WHAT THE TASK REQUIRES: Anywhere the string "rest" shows up in the listing below, copy the line it is in.

MATERIAL PROVIDED:
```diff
+  uint32_t cw[TM_WPW][TM_NW];
+#pragma unroll
+  for (int k = 0; k < TM_WPW; ++k) {
+    const uint4* pre = reinterpret_cast<const uint4*>(a.pre_ok + (size_t)max(sc[k], 0) * a.Twp + tw0);
+    const uint4* post = reinterpret_cast<const uint4*>(a.post_ok + (size_t)dc[k] * a.Twp + tw0);
+#pragma unroll
+    for (int q = 0; q < TM_NW / 4; ++q) {
+      uint4 u = make_uint4(0, 0, 0, 0);
+      if (sc[k] >= 0) {
+        const uint4 x = __ldg(pre + q), y = __ldg(post + q);
+        u = make_uint4(x.x & y.x, x.y & y.y, x.z & y.z, x.w & y.w);
+      }
+      cw[k][4 * q + 0] = u.x; cw[k][4 * q + 1] = u.y; cw[k][4 * q + 2] = u.z; cw[k][4 * q + 3] = u.w;
+    }
+  }
+#pragma unroll
+  for (int k = 0; k < TM_WPW; ++k) {
+    const int w = warp + k * TM_NW;
+    const int psc = __shfl_up_sync(0xffffffffu, sc[k], 1), pdc = __shfl_up_sync(0xffffffffu, dc[k], 1);
+    const uint32_t lead = __ballot_sync(0xffffffffu, sc[k] >= 0 && (lane == 0 || psc != sc[k] || pdc != dc[k]));
+    const uint32_t valid = __ballot_sync(0xffffffffu, sc[k] >= 0);
+    if (lane == 0) { s_lead[w] = lead; s_valid[w] = valid; }
+#pragma unroll
+    for (int i = 0; i < TM_NW; ++i) s_cw[(i * TM_PW + w) * TM_CPITCH + lane] = cw[k][i];
+  }
+  {
+    uint32_t keep[TM_WPW];
+#pragma unroll
+    for (int k = 0; k < TM_WPW; ++k) keep[k] = 0;
+    int r = 0;
+#pragma unroll
+    for (int d = 0; d < A; ++d) {
+#pragma unroll 1
+      for (; r < lay.base[d + 1]; ++r) {
+#pragma unroll
+        for (int k = 0; k < TM_WPW; ++k) {
+          const uint32_t b = __ballot_sync(0xffffffffu, prow[k][d] <= r);
+          if (lane == (r & 31)) keep[k] = b;
+        }
+        if ((r & 31) == 31) {
+#pragma unroll
+          for (int k = 0; k < TM_WPW; ++k) s_m[(warp + k * TM_NW) * lay.mp + r - 31 + lane] = keep[k];
+        }
+      }
+    }
+    if (lane < (lay.rows & 31)) {
+#pragma unroll
+      for (int k = 0; k < TM_WPW; ++k) s_m[(warp + k * TM_NW) * lay.mp + (lay.rows & ~31) + lane] = keep[k];
+    }
+  }
+  if constexpr (A > 0) {
+    uint32_t x[TRW];
+#pragma unroll
+    for (int i = 0; i < TRW; ++i) x[i] = (2 * i < A ? tr[min(2 * i, A - 1)] : 0u) | (2 * i + 1 < A ? tr[min(2 * i + 1, A - 1)] << 16 : 0u);
+    if constexpr (TRW == 4) reinterpret_cast<uint4*>(s_tr)[warp * 32 + lane] = make_uint4(x[0], x[1], x[TRW > 2 ? 2 : 0], x[TRW > 3 ? 3 : 0]);
+    else reinterpret_cast<uint2*>(s_tr)[warp * 32 + lane] = make_uint2(x[0], x[1]);
+  }
+  __syncthreads();
+
+  const uint32_t lead = s_lead[lane], vmask = s_valid[lane];
+  const uint32_t* cwp = s_cw + (warp * TM_PW + lane) * TM_CPITCH;
+  uint32_t cm[32];
+#pragma unroll
+  for (int j = 0; j < 32; ++j) cm[j] = 0;
+  for (uint32_t rest = lead; rest;) {
+    const int i = __ffs(rest) - 1;
+    rest &= rest - 1;
+    const uint32_t run = (rest ? (rest & (0u - rest)) - 1u : 0xffffffffu) & ~((1u << i) - 1u) & vmask;
+    const uint32_t c = cwp[i];
+#pragma unroll
+    for (int j = 0; j < 32; ++j) cm[j] |= run & (0u - ((c >> j) & 1u));
+  }
+
+  const int wg = pw0 + lane;
+  const bool store = a.fit_bits != nullptr && wg < a.Plw;
+  const uint32_t* mrow = s_m + lane * lay.mp;
+  int cnt = 0;
+#pragma unroll
+  for (int j = 0; j < 32; ++j) {
+    uint32_t f = cm[j];
+    if constexpr (A > 0) {
+      uint32_t x[TRW];
+      if constexpr (TRW == 4) {
+        const uint4 v = reinterpret_cast<const uint4*>(s_tr)[warp * 32 + j];
+        x[0] = v.x; x[1] = v.y; x[TRW > 2 ? 2 : 0] = v.z; x[TRW > 3 ? 3 : 0] = v.w;
+      } else {
+        const uint2 v = reinterpret_cast<const uint2*>(s_tr)[warp * 32 + j];
+        x[0] = v.x; x[1] = v.y;
+      }
+#pragma unroll
+      for (int d = 0; d < A; ++d) f &= mrow[(x[d >> 1] >> (16 * (d & 1))) & 0xFFFFu];
+    }
+    const int t = tw * 32 + j;
+    if (store && t < a.T) a.fit_bits[(size_t)t * a.Plw + wg] = f;
+    const int c = (int)__reduce_add_sync(0xffffffffu, (unsigned)__popc(f));
+    cnt = lane == j ? c : cnt;
+  }
+  if (cnt && tw * 32 + lane < a.T) atomicAdd(&a.fit_acc[tw * 32 + lane], cnt);
+  k1_publish<TM_TCHUNK>(a, pp, tw0 * 32, threadIdx.x, TM_NW * 32);
 }
 
 constexpr int K1_THREADS = 256;
@@ -415,7 +561,7 @@
   a.Pl = e->Pl; a.Plw = e->Plw; a.T = e->T; a.Tw = e->Tw; a.Twp = e->Twp; a.N = e->N; a.U = e->U; a.W = e->W;
   a.G = 1;
   a.pod_w = e->d_pod_w; a.pod_row = e->d_pod_row; a.pod_sc = e->d_pod_sc; a.pod_dc = e->d_pod_dc;
-  a.tslice = e->d_tslice; a.rlut = e->d_rlut; a.tmpl_slots = e->d_tmpl_slots;
+  a.tslice = e->d_tslice; a.rlut = e->d_rlut; a.tmpl_row = e->d_tmpl_row; a.tmpl_slots = e->d_tmpl_slots;
   a.pre_ok = e->d_pre_ok; a.post_ok = e->d_post_ok; a.pre_code = e->d_pre_code; a.post_code = e->d_post_code;
   a.fit_bits = e->d_fit_bits; a.fit_count = e->d_fit_count; a.fit_acc = e->d_fit_acc; a.chunk_done = e->d_chunk_done;
   a.reasons = e->d_reasons;
@@ -458,6 +604,29 @@
 
 constexpr int K1_LUT_MAX_ROWS = FEAS_LUT_MAX_ROWS;
 
+template <int A>
+static int launch_feas_tmaj_a(Engine* e, const K1Args& a, const PeerPush& pp) {
+  TmajLayout lay{};
+  lay.rows = e->lut_rows;
+  lay.mp = e->lut_rows | 1;
+  for (int d = 0; d < A; ++d) lay.base[d] = e->lut_base[d];
+  lay.base[A] = e->lut_rows;
+  dim3 grid((e->Plw + TM_PW - 1) / TM_PW, e->Twp / TM_NW);
+  constexpr int TRW = A > 4 ? 4 : 2;
+  const size_t smem = sizeof(uint32_t) * ((size_t)TM_PW * lay.mp + TM_NW * TM_PW * TM_CPITCH + TM_TCHUNK * TRW);
+  if (smem > (size_t)e->smem_optin) { set_error("dense pass: threshold masks exceed the shared memory of a thread block"); return -1; }
+  auto kern = feasibility_tmaj_kernel<A>;
+  if (smem > 48 * 1024) CAE_CUDA(cudaFuncSetAttribute(kern, cudaFuncAttributeMaxDynamicSharedMemorySize, (int)smem));
+  kern<<<grid, TM_NW * 32, smem, e->stream>>>(a, lay, pp);
+  return 0;
+}
+
+template <int A>
+static int launch_feas_fast_a(Engine* e, bool want_reasons, const K1Args& a, const PeerPush& pp) {
+  if (!want_reasons && e->pod_runs_max <= FEAS_TMAJ_MAX_RUNS) return launch_feas_tmaj_a<A>(e, a, pp);
+  return launch_feas_lut_a<A>(e, want_reasons, a, pp);
+}
+
 int launch_feasibility(Engine* e, bool want_reasons) {
   if (e->Tw == 0) return 0;
   if (e->Pl == 0) {
@@ -473,15 +642,15 @@
   if (!e->force_bitslice && e->lut_rows <= K1_LUT_MAX_ROWS) {
     int rc = 0;
     switch (e->A) {
-      case 0: rc = launch_feas_lut_a<0>(e, want_reasons, a, pp); break;
-      case 1: rc = launch_feas_lut_a<1>(e, want_reasons, a, pp); break;
-      case 2: rc = launch_feas_lut_a<2>(e, want_reasons, a, pp); break;
-      case 3: rc = launch_feas_lut_a<3>(e, want_reasons, a, pp); break;
-      case 4: rc = launch_feas_lut_a<4>(e, want_reasons, a, pp); break;
-      case 5: rc = launch_feas_lut_a<5>(e, want_reasons, a, pp); break;
-      case 6: rc = launch_feas_lut_a<6>(e, want_reasons, a, pp); break;
-      case 7: rc = launch_feas_lut_a<7>(e, want_reasons, a, pp); break;
-      default: rc = launch_feas_lut_a<8>(e, want_reasons, a, pp); break;
+      case 0: rc = launch_feas_fast_a<0>(e, want_reasons, a, pp); break;
+      case 1: rc = launch_feas_fast_a<1>(e, want_reasons, a, pp); break;
+      case 2: rc = launch_feas_fast_a<2>(e, want_reasons, a, pp); break;
+      case 3: rc = launch_feas_fast_a<3>(e, want_reasons, a, pp); break;
+      case 4: rc = launch_feas_fast_a<4>(e, want_reasons, a, pp); break;
+      case 5: rc = launch_feas_fast_a<5>(e, want_reasons, a, pp); break;
+      case 6: rc = launch_feas_fast_a<6>(e, want_reasons, a, pp); break;
+      case 7: rc = launch_feas_fast_a<7>(e, want_reasons, a, pp); break;
+      default: rc = launch_feas_fast_a<8>(e, want_reasons, a, pp); break;
     }
     if (rc) return rc;
   } else {
```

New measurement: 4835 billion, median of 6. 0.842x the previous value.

RESPONSE AREA:
+  for (uint32_t rest = lead; rest;) {
+    const int i = __ffs(rest) - 1;
+    rest &= rest - 1;
+    const uint32_t run = (rest ? (rest & (0u - rest)) - 1u : 0xffffffffu) & ~((1u << i) - 1u) & vmask;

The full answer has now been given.